** INFORMATION GIVEN follows **
template <bool UNIFORM>
__global__ __launch_bounds__(kBlock) void jacobi_first_kernel(long long n, double omega, const double* __restrict__ dinv, double dscalar,
                                                              const double* __restrict__ b, double* __restrict__ x, const int* done)
{
    if (done != nullptr && *done != 0) return;
    const bool wide = ((((uintptr_t)b) | ((uintptr_t)x) | ((uintptr_t)dinv)) & 15) == 0;
    if (wide) {
        const long long n2 = n >> 1;
        const long long per = ((n2 + gridDim.x - 1) / gridDim.x + (kBlock - 1)) & ~(long long)(kBlock - 1);
        long long end = per * (blockIdx.x + 1);
        end = end < n2 ? end : n2;
// ... 323 lines not shown
        return;
    }
    const long long NC = (long long)(nx > 1 ? nx / 2 : 1) * (ny > 1 ? ny / 2 : 1) * ((z1 - z0) / (nz > 1 ? 2 : 1));
    hipLaunchKernelGGL(restrict_linear_kernel, dim3(grid1(NC)), dim3(kBlock), 0, s, nx, ny, nz, z0, z1, rFull, bc, done);
}

__global__ __launch_bounds__(kBlock) void extract_dinv_kernel(const double* __restrict__ elements, const int* __restrict__ rowOffsets,
                                                              const int* __restrict__ columnIndeces, long long n, long long rowBase, double* __restrict__ dinv)
{
    const long long stride = (long long)gridDim.x * kBlock;
    for (long long i = (long long)blockIdx.x * kBlock + threadIdx.x; i < n; i += stride) {
        double d = 0.0;
        for (int k = rowOffsets[i]; k < rowOffsets[i + 1]; ++k)
            if (columnIndeces[k] == rowBase + i) { d = elements[k]; break; }
        dinv[i] = 1.0 / d;
    }
}
void launch_extract_dinv(hipStream_t s, const double* elements, const int* rowOffsets, const int* columnIndeces,
                         long long n, long long rowBase, double* dinv)
{
    hipLaunchKernelGGL(extract_dinv_kernel, dim3(grid1(n)), dim3(kBlock), 0, s, elements, rowOffsets, columnIndeces, n, rowBase, dinv);
}

__global__ __launch_bounds__(kBlock) void galerkin_kernel(int nx, int ny, int nz, int zBegin, int zEnd,
                                                          const double* __restrict__ elements, const int* __restrict__ rowOffsets,
                                                          const int* __restrict__ columnIndeces, double sigma, const int* __restrict__ rowOffsetsC,
                                                          int* __restrict__ countsC, double* __restrict__ elementsC, int* __restrict__ columnIndecesC, int* errFlag)
{
    const int cx = nx > 1 ? 2 : 1, cy = ny > 1 ? 2 : 1, cz = nz > 1 ? 2 : 1;
    const int NX = nx / cx, NY = ny / cy;
    const int ZL = (zEnd - zBegin) / cz;
    const int Z0 = zBegin / cz;
    const long long NC = (long long)NX * NY * ZL;
    const long long sxy = (long long)nx * ny;
    const long long stride = (long long)gridDim.x * kBlock;
    for (long long I = (long long)blockIdx.x * kBlock + threadIdx.x; I < NC; I += stride) {
        const int X = (int)(I % NX), Y = (int)((I / NX) % NY), Zl = (int)(I / ((long long)NX * NY));
        const int Z = Z0 + Zl;
        double acc[27];
        unsigned touched = 0u;
#pragma unroll
        for (int q = 0; q < 27; ++q) acc[q] = 0.0;
        for (int dz = 0; dz < cz; ++dz)
            for (int dy = 0; dy < cy; ++dy)
                for (int dx = 0; dx < cx; ++dx) {
                    const long long i = ((long long)(Zl * cz + dz) * ny + (Y * cy + dy)) * nx + (X * cx + dx);
                    for (int k = rowOffsets[i]; k < rowOffsets[i + 1]; ++k) {
                        const long long j = columnIndeces[k];
                        const int jx = (int)(j % nx), jy = (int)((j / nx) % ny), jz = (int)(j / sxy);
                        const int ox = jx / cx - X, oy = jy / cy - Y, oz = jz / cz - Z;
                        if (ox < -1 || ox > 1 || oy < -1 || oy > 1 || oz < -1 || oz > 1) { *errFlag = 1; continue; }
                        const int q = (oz + 1) * 9 + (oy + 1) * 3 + (ox + 1);
                        const double v = elements[k];
#pragma unroll
                        for (int t = 0; t < 27; ++t) if (t == q) acc[t] += v;
                        touched |= 1u << q;
                    }
                }
        if (elementsC == nullptr) { countsC[I] = __popc(touched); continue; }
        int kout = rowOffsetsC[I];
#pragma unroll
        for (int q = 0; q < 27; ++q) {
            if (!(touched & (1u << q))) continue;
            const int ox = q % 3 - 1, oy = (q / 3) % 3 - 1, oz = q / 9 - 1;
            elementsC[kout] = sigma * acc[q];
            columnIndecesC[kout] = (int)(((long long)(Z + oz) * NY + (Y + oy)) * NX + (X + ox));
            ++kout;
        }
    }
}
void launch_galerkin(hipStream_t s, int nx, int ny, int nz, int zBegin, int zEnd, const double* elements, const int* rowOffsets, const int* columnIndeces,
                     double sigma, const int* rowOffsetsC, int* countsC, double* elementsC, int* columnIndecesC, int* errFlag)
{
    const long long NC = (long long)(nx > 1 ? nx / 2 : 1) * (ny > 1 ? ny / 2 : 1) * (nz > 1 ? (zEnd - zBegin) / 2 : 1);
    hipLaunchKernelGGL(galerkin_kernel, dim3(grid1(NC)), dim3(kBlock), 0, s, nx, ny, nz, zBegin, zEnd, elements, rowOffsets, columnIndeces,
                       sigma, rowOffsetsC, countsC, elementsC, columnIndecesC, errFlag);
}
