# rahulgaur104/ideal-ballooning-solver

Hardware: AMD Instinct MI355X
Metric: field-line eigenvalue solves/sec (N_zeta=512) (higher is better)
Workload: dtype f64; 1 GPU; configs[1] D3D-shape: 16 surfaces x 8 alpha x 8 theta0 = 1024 solves/step/GPU, N_zeta=512 (513 points), geometry-fed scan with fused per-surface argmax (one launch); nonconverged=0, ranks_in_collective=1

## Files before the change

### ideal-ballooning-solver_amd/csrc/ibs_api.hip

```cpp
#include <hip/hip_runtime.h>

#include <dlfcn.h>

#include <cmath>
#include <cstdarg>
#include <cstdio>
#include <cstdlib>
#include <cstring>
#include <limits>
#include <string>
#include <vector>

#include "../../include/ibs.h"
#include "ibs_launch.hpp"
#include "ibs_wave.hpp"
#include "ibs_lbfgsb2.hpp"
#include "ibs_refine.hpp"
#include <chrono>
#include <thread>

namespace ibs {
LaunchTable& launch_table() {
  static LaunchTable t{};
  return t;
// ... 14 lines not shown

static thread_local std::string g_err;
static int fail(int code, const char* fmt, ...) {
  char buf[512];
  va_list ap;
  va_start(ap, fmt);
  vsnprintf(buf, sizeof(buf), fmt, ap);
  va_end(ap);
  g_err = buf;
  return code;
}
#define HIPCHK(expr)                                                                        \
  do {                                                                                      \
    hipError_t e_ = (expr);                                                                 \
    if (e_ != hipSuccess) return fail(IBS_ERR_HIP, "%s -> %s", #expr, hipGetErrorString(e_)); \
  } while (0)

struct ibs_options {
  int force_p = 0;
  int scan_chain = 0;
  int geo_lpp = 0;
  int gcf_rows = -1;
  int gcf_direct = -1;
  int pack_mode = 0;
  int f32_lam = 0;
  double sigma0 = std::numeric_limits<double>::quiet_NaN();
  int sturm_form = 0;
  int reclose = 1;
  int refine_tangent = -1;
  double chain_w1 = 0.25, chain_w2 = 1.0;
  long nearest_chunk_systems = 0;
};

struct ibs_ctx {
  ibs_options opt, opt_created;
  int device = 0;
  hipStream_t stream = nullptr;
  void* ws = nullptr;
  size_t ws_bytes = 0;
  void* hs = nullptr;
  size_t hs_bytes = 0;
  void* long_ws = nullptr;
  size_t long_ws_bytes = 0;
  void* fix_buf = nullptr;
  long fix_cap = 0;
  int lds_per_block = 160 * 1024;
// ... 525 lines not shown
  if (c->fix_buf) hipFree(c->fix_buf);
  for (auto& sc : c->surf_counters) if (sc.buf) hipFree(sc.buf);
  if (c->refine_hist) hipHostFree(c->refine_hist);
  if (c->hs) hipHostFree(c->hs);
  delete c;
  return 0;
}

int ibs_set_stream(ibs_ctx* c, void* s) {
  if (!c) return fail(IBS_ERR_ARG, "null context");
  c->stream = reinterpret_cast<hipStream_t>(s);
  return 0;
}

int ibs_set_option(ibs_ctx* c, const char* name, double value) {
  if (!c || !name) return fail(IBS_ERR_ARG, "null context / name");
  const bool reset = !(value == value);
  const std::string n(name);
  if (n == "force_p") c->opt.force_p = reset ? c->opt_created.force_p : (int)value;
  else if (n == "scan_chain") c->opt.scan_chain = reset ? c->opt_created.scan_chain : (int)value;
  else if (n == "geo_lpp") c->opt.geo_lpp = reset ? c->opt_created.geo_lpp : (int)value;
  else if (n == "gcf_rows") c->opt.gcf_rows = reset ? c->opt_created.gcf_rows : (int)value;
  else if (n == "gcf_direct") c->opt.gcf_direct = reset ? c->opt_created.gcf_direct : (int)value;
  else if (n == "pack_mode") c->opt.pack_mode = reset ? c->opt_created.pack_mode : (int)value;
  else if (n == "f32_lam") c->opt.f32_lam = reset ? c->opt_created.f32_lam : (int)value;
  else if (n == "reclose") c->opt.reclose = reset ? c->opt_created.reclose : (int)value;
  else if (n == "sturm_form") c->opt.sturm_form = reset ? c->opt_created.sturm_form : (int)value;
  else if (n == "sigma0") c->opt.sigma0 = reset ? c->opt_created.sigma0 : value;
  else if (n == "forget_rows") { for (auto& e : c->rows_seen) e = ibs_ctx::RowsSeen{}; }
  else if (n == "refine_tangent") c->opt.refine_tangent = reset ? c->opt_created.refine_tangent : (int)value;
  else if (n == "chain_w1") c->opt.chain_w1 = reset ? c->opt_created.chain_w1 : value;
  else if (n == "chain_w2") c->opt.chain_w2 = reset ? c->opt_created.chain_w2 : value;
  else if (n == "nearest_chunk_systems") c->opt.nearest_chunk_systems = reset ? c->opt_created.nearest_chunk_systems : (long)value;
  else if (n == "all" && reset) c->opt = c->opt_created;
  else return fail(IBS_ERR_ARG, "unknown option '%s'", name);
  return 0;
}
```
** End of INFORMATION GIVEN **
• THE TASK:
Would you print exactly, and only, the lines of the data above from the line with "const int jx" through the line with "double sigma, const int* rowOffsetsC, int*", inclusive?

• FINAL ANSWER:
                        const int jx = (int)(j % nx), jy = (int)((j / nx) % ny), jz = (int)(j / sxy);
                        const int ox = jx / cx - X, oy = jy / cy - Y, oz = jz / cz - Z;
                        if (ox < -1 || ox > 1 || oy < -1 || oy > 1 || oz < -1 || oz > 1) { *errFlag = 1; continue; }
                        const int q = (oz + 1) * 9 + (oy + 1) * 3 + (ox + 1);
                        const double v = elements[k];
#pragma unroll
                        for (int t = 0; t < 27; ++t) if (t == q) acc[t] += v;
                        touched |= 1u << q;
                    }
                }
        if (elementsC == nullptr) { countsC[I] = __popc(touched); continue; }
        int kout = rowOffsetsC[I];
#pragma unroll
        for (int q = 0; q < 27; ++q) {
            if (!(touched & (1u << q))) continue;
            const int ox = q % 3 - 1, oy = (q / 3) % 3 - 1, oz = q / 9 - 1;
            elementsC[kout] = sigma * acc[q];
            columnIndecesC[kout] = (int)(((long long)(Z + oz) * NY + (Y + oy)) * NX + (X + ox));
            ++kout;
        }
    }
}
void launch_galerkin(hipStream_t s, int nx, int ny, int nz, int zBegin, int zEnd, const double* elements, const int* rowOffsets, const int* columnIndeces,
                     double sigma, const int* rowOffsetsC, int* countsC, double* elementsC, int* columnIndecesC, int* errFlag)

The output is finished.